→ **Try it**: After reading the entries below, report how many lines have the string "epilogue" in them, giving the number alone.

[Data extracted from a collection]

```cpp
extern "C" int ka_conv3x3_dgrad_fused(const void* in, const void* in2, const float* k, void* dy_out, const void* wpack,
                                      void* out, float* bsum, const void* ep_y, const float* ep_scale,
                                      const float* ep_shift, const float* ep_mean, const float* ep_invstd, float* ep_s1,
                                      float* ep_s2, int B, int Cin, int Cout, int dtype, void* stream) {
    KA_REQUIRE(in && in2 && k && wpack && out, "conv3x3_dgrad_fused: null tensor");
    KA_REQUIRE(dtype == KA_DTYPE_BF16, "conv3x3_dgrad_fused: bf16 only");
    KA_REQUIRE(!ep_y || (ep_scale && ep_shift && ep_mean && ep_invstd && ep_s1 && ep_s2), "conv3x3_dgrad_fused: epilogue tensors");
    ConvArgs a{in, wpack, out, k, k + Cin, nullptr, bsum, nullptr, B, Cin, Cout, 0, 0,
               in2, k + 2 * Cin, dy_out, ep_y, ep_scale, ep_shift, ep_mean, ep_invstd, ep_s1, ep_s2, 0, 0, g_stamps.load()};
    return conv_dispatch<bf16_t>(a, static_cast<hipStream_t>(stream));
}

extern "C" int ka_conv3x3_dgrad_gated_supported(int B, int Cin, int Cout, int dtype, int masked) {
    if (dtype != KA_DTYPE_BF16 || B < 512 || Cin != Cout || (Cin != 256 && Cin != 128)) return 0;
    const int pv = ka_opt(KA_OPT_CONV_P, 1), p2 = ka_opt(KA_OPT_CONV_PC2, 3);
    if (pv == 0 || p2 < 3 || !masked) return 0;
    if (Cin == 256 && ka_opt(KA_OPT_CONV_MT, 5) == 6) return 0;
    return 1;
}

extern "C" int ka_conv3x3_dgrad_fused_gated(const void* du, const float* gate_add, const void* in2, const float* k,
                                            void* dy_out, const void* wpack, void* out, float* bsum, const void* ep_y,
                                            const float* ep_scale, const float* ep_shift, const float* ep_mean,
                                            const float* ep_invstd, float* ep_s1, float* ep_s2, int B, int Cin, int Cout,
                                            int dtype, void* stream) {
    KA_REQUIRE(du && gate_add && in2 && k && wpack && out, "conv3x3_dgrad_fused_gated: null tensor");
    KA_REQUIRE(dtype == KA_DTYPE_BF16, "conv3x3_dgrad_fused_gated: bf16 only");
    KA_REQUIRE(!ep_y || (ep_scale && ep_shift && ep_mean && ep_invstd && ep_s1 && ep_s2), "conv3x3_dgrad_fused_gated: epilogue tensors");
    KA_REQUIRE(ka_conv3x3_dgrad_gated_supported(B, Cin, Cout, dtype, ep_y != nullptr),
               "conv3x3_dgrad_fused_gated: shape B=%d C=%d/%d %s is not taken by the two-board kernel's masked form", B, Cin, Cout,
               ep_y ? "masked" : "plain");
    ConvArgs a{du, wpack, out, k, k + Cin, gate_add, bsum, nullptr, B, Cin, Cout, 0, 0,
               in2, k + 2 * Cin, dy_out, ep_y, ep_scale, ep_shift, ep_mean, ep_invstd, ep_s1, ep_s2, 0, 0, g_stamps.load()};
    return conv_dispatch<bf16_t>(a, static_cast<hipStream_t>(stream));
}

extern "C" int ka_debug_conv_stamps(unsigned long long* stamps) { g_stamps.store(stamps); return KA_OK; }

extern "C" int ka_conv3x3_sqpart_rows(int B) { return B; }

extern "C" int ka_conv_route_counts(long long* out, int n) {
    KA_REQUIRE(out && n >= 0, "conv_route_counts: bad arguments");
    for (int i = 0; i < n && i < KA_RT_COUNT; ++i) out[i] = g_conv_routes[i].load(std::memory_order_relaxed);
    return KA_OK;
}

extern "C" int ka_pack_conv3x3(const float* w, void* dst, int Co, int Ci, int Nout, int Kin, int mode, int dtype,
                               void* stream) {
    KA_REQUIRE(w && dst && (mode == 0 || mode == 1), "pack_conv3x3: bad arguments");
    KA_REQUIRE(Nout % 16 == 0, "pack_conv3x3: Nout %% 16 != 0");
    hipStream_t st = static_cast<hipStream_t>(stream);
    const int cpk = dtype == KA_DTYPE_BF16 ? 32 : 16;
    KA_REQUIRE(Kin % cpk == 0, "pack_conv3x3: Kin %% %d != 0", cpk);
    const size_t total = (size_t)9 * (Kin / cpk) * (Nout / 16) * 64;
    const int blocks = (int)((total + 255) / 256 < 2048 ? (total + 255) / 256 : 2048);
    if (dtype == KA_DTYPE_BF16)
        hipLaunchKernelGGL(pack_conv3x3_kernel<bf16_t>, dim3(blocks), dim3(256), 0, st, w, dst, Co, Ci, Nout, Kin, mode);
    else if (dtype == KA_DTYPE_F32)
        hipLaunchKernelGGL(pack_conv3x3_kernel<float>, dim3(blocks), dim3(256), 0, st, w, dst, Co, Ci, Nout, Kin, mode);
    else { ka_set_error("pack_conv3x3: unknown dtype %d", dtype); return KA_ERR_ARG; }
    return ka_check_launch("pack_conv3x3");
}

extern "C" int ka_pack_conv3x3_multi(const long long* table, int n, long long max_pieces, int dtype, void* stream) {
    KA_REQUIRE(table && n > 0 && max_pieces > 0, "pack_conv3x3_multi: bad arguments");
    hipStream_t st = static_cast<hipStream_t>(stream);
    const int bx = (int)((max_pieces + 255) / 256 < 64 ? (max_pieces + 255) / 256 : 64);
    if (dtype == KA_DTYPE_BF16)
        hipLaunchKernelGGL(pack_conv3x3_multi_kernel<bf16_t>, dim3(bx, n), dim3(256), 0, st, table);
    else if (dtype == KA_DTYPE_F32)
        hipLaunchKernelGGL(pack_conv3x3_multi_kernel<float>, dim3(bx, n), dim3(256), 0, st, table);
    else { ka_set_error("pack_conv3x3_multi: unknown dtype %d", dtype); return KA_ERR_ARG; }
    return ka_check_launch("pack_conv3x3_multi");
}
```

### keisei_amd/csrc/gemm.hip

```cpp
#include "common.h"

namespace {

struct GemmArgs {
    const void* A; const void* B; void* C; const float* bias;
    int M, N, K, lda, ldb, ldc;
    int transA, transB;
    int a_bf16, b_bf16, c_bf16, relu, ksplit_len, accumulate;
    int a_vec, b_vec;
};

#define KA_GLOBAL __attribute__((address_space(1)))
__device__ __forceinline__ float ldx(const void* p, size_t i, int bf16) {
    return bf16 ? bf2f(((const KA_GLOBAL uint16_t*)p)[i]) : ((const KA_GLOBAL float*)p)[i];
}

__device__ __forceinline__ f32x4 ld4(const void* base, size_t i, int bf16, int vec, int valid) {
    f32x4 v = {0.f, 0.f, 0.f, 0.f};
    if (valid <= 0) return v;
    if (vec && valid >= 4) {
        if (bf16) {
            const uint32_t ux = ((const KA_GLOBAL uint32_t*)((const KA_GLOBAL uint16_t*)base + i))[0];
            const uint32_t uy = ((const KA_GLOBAL uint32_t*)((const KA_GLOBAL uint16_t*)base + i))[1];
            const uint2 u = {ux, uy};
            v[0] = __uint_as_float(u.x << 16); v[1] = __uint_as_float(u.x & 0xffff0000u);
            v[2] = __uint_as_float(u.y << 16); v[3] = __uint_as_float(u.y & 0xffff0000u);
        } else {
            v = *(const KA_GLOBAL f32x4*)((const KA_GLOBAL float*)base + i);
        }
    } else {
#pragma unroll
        for (int e = 0; e < 4; ++e)
            if (e < valid) v[e] = ldx(base, i + e, bf16);
    }
    return v;
}

template <bool TA, bool TB, int NW, bool ONES>
__device__ __forceinline__ void gemm_tile(const GemmArgs& g, int bx, int by, int bz, float* colsum_out) {
    constexpr int BK = 32;
    __shared__ __attribute__((aligned(16))) float As[BK][64 + 16];
    __shared__ __attribute__((aligned(16))) float Bs[BK][64 + 16];
    const int tid = threadIdx.x;
    const int m0 = by * 64, n0 = bx * 64;
    const int kbeg = bz * g.ksplit_len, kend = min(g.K, kbeg + g.ksplit_len);
    const int Neff = g.N + ((ONES && colsum_out) ? 1 : 0);
    f32x4 ra[2], rb[2];
    const bool loader = NW == 4 || tid < 256;
    auto load_tile = [&](int k0) {
        if (!loader) return;
#pragma unroll
        for (int h = 0; h < 2; ++h) {
            if (!TA) {
                const int m = min(m0 + (tid >> 3) + 32 * h, g.M - 1), k = k0 + (tid & 7) * 4;
                ra[h] = ld4(g.A, (size_t)m * g.lda + k, g.a_bf16, g.a_vec, kend - k);
            } else {
                const int k = k0 + (tid >> 4) + 16 * h, m = m0 + (tid & 15) * 4;
                ra[h] = ld4(g.A, (size_t)k * g.lda + m, g.a_bf16, g.a_vec, k < kend ? g.M - m : 0);
            }
            if (TB) {
                const int n = min(n0 + (tid >> 3) + 32 * h, g.N - 1), k = k0 + (tid & 7) * 4;
                rb[h] = ld4(g.B, (size_t)n * g.ldb + k, g.b_bf16, g.b_vec, kend - k);
            } else {
                const int k = k0 + (tid >> 4) + 16 * h, n = n0 + (tid & 15) * 4;
                rb[h] = ld4(g.B, (size_t)k * g.ldb + n, g.b_bf16, g.b_vec, k < kend ? g.N - n : 0);
                if (ONES && Neff > g.N && k < kend && g.N >= n && g.N < n + 4) rb[h][g.N - n] = 1.f;
            }
        }
    };
    auto store_tile = [&]() {
        if (!loader) return;
#pragma unroll
        for (int h = 0; h < 2; ++h) {
            if (!TA) {
                const int m = (tid >> 3) + 32 * h, k = (tid & 7) * 4;
#pragma unroll
                for (int e = 0; e < 4; ++e) As[k + e][m] = ra[h][e];
            } else {
                *reinterpret_cast<f32x4*>(&As[(tid >> 4) + 16 * h][(tid & 15) * 4]) = ra[h];
            }
            if (TB) {
                const int n = (tid >> 3) + 32 * h, k = (tid & 7) * 4;
#pragma unroll
                for (int e = 0; e < 4; ++e) Bs[k + e][n] = rb[h][e];
            } else {
                *reinterpret_cast<f32x4*>(&Bs[(tid >> 4) + 16 * h][(tid & 15) * 4]) = rb[h];
            }
        }
    };
    const int lane = tid & 63, wave = tid >> 6, r = lane & 15, q = lane >> 4;
    const int wm = wave & 3, wn = wave >> 2;
    constexpr int NJ = NW == 4 ? 4 : 1;
    f32x4 acc[NJ];
#pragma unroll
    for (int j = 0; j < NJ; ++j) acc[j] = f32x4{0.f, 0.f, 0.f, 0.f};
    const bool rows_live = m0 + wm * 16 < g.M;
    load_tile(kbeg);
    for (int k0 = kbeg; k0 < kend; k0 += BK) {
        __syncthreads();
        store_tile();
        __syncthreads();
        if (k0 + BK < kend) load_tile(k0 + BK);
        if (!rows_live) continue;
#pragma unroll
        for (int j = 0; j < NJ; ++j) {
            const int nt = (NW == 4 ? j : wn) * 16;
            if (n0 + nt >= Neff) continue;
#pragma unroll
            for (int kk = 0; kk < BK; kk += 4)
                acc[j] = __builtin_amdgcn_mfma_f32_16x16x4f32(As[kk + q][wm * 16 + r], Bs[kk + q][nt + r], acc[j], 0, 0, 0);
        }
    }
    const size_t slab = (size_t)bz * g.M * g.ldc;
    KA_GLOBAL float* C = (KA_GLOBAL float*)g.C;
    if (!rows_live) return;
#pragma unroll
    for (int j = 0; j < NJ; ++j) {
        const int n = n0 + (NW == 4 ? j : wn) * 16 + r;
        if (n >= Neff) continue;
        if (ONES && n == g.N) {
#pragma unroll
            for (int i = 0; i < 4; ++i) {
                const int m = m0 + wm * 16 + 4 * q + i;
                if (m < g.M) ((KA_GLOBAL float*)colsum_out)[m] = acc[j][i];
            }
            continue;
        }
        const float bv = g.bias ? ((const KA_GLOBAL float*)g.bias)[n] : 0.f;
#pragma unroll
        for (int i = 0; i < 4; ++i) {
            const int m = m0 + wm * 16 + 4 * q + i;
            if (m >= g.M) continue;
            float v = acc[j][i] + bv;
            if (g.relu) v = fmaxf(v, 0.f);
            const size_t o = slab + (size_t)m * g.ldc + n;
            if (g.c_bf16) ((KA_GLOBAL uint16_t*)g.C)[o] = f2bf(v);
            else C[o] = g.accumulate ? C[o] + v : v;
        }
    }
}
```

→ **Answer to this task**: 2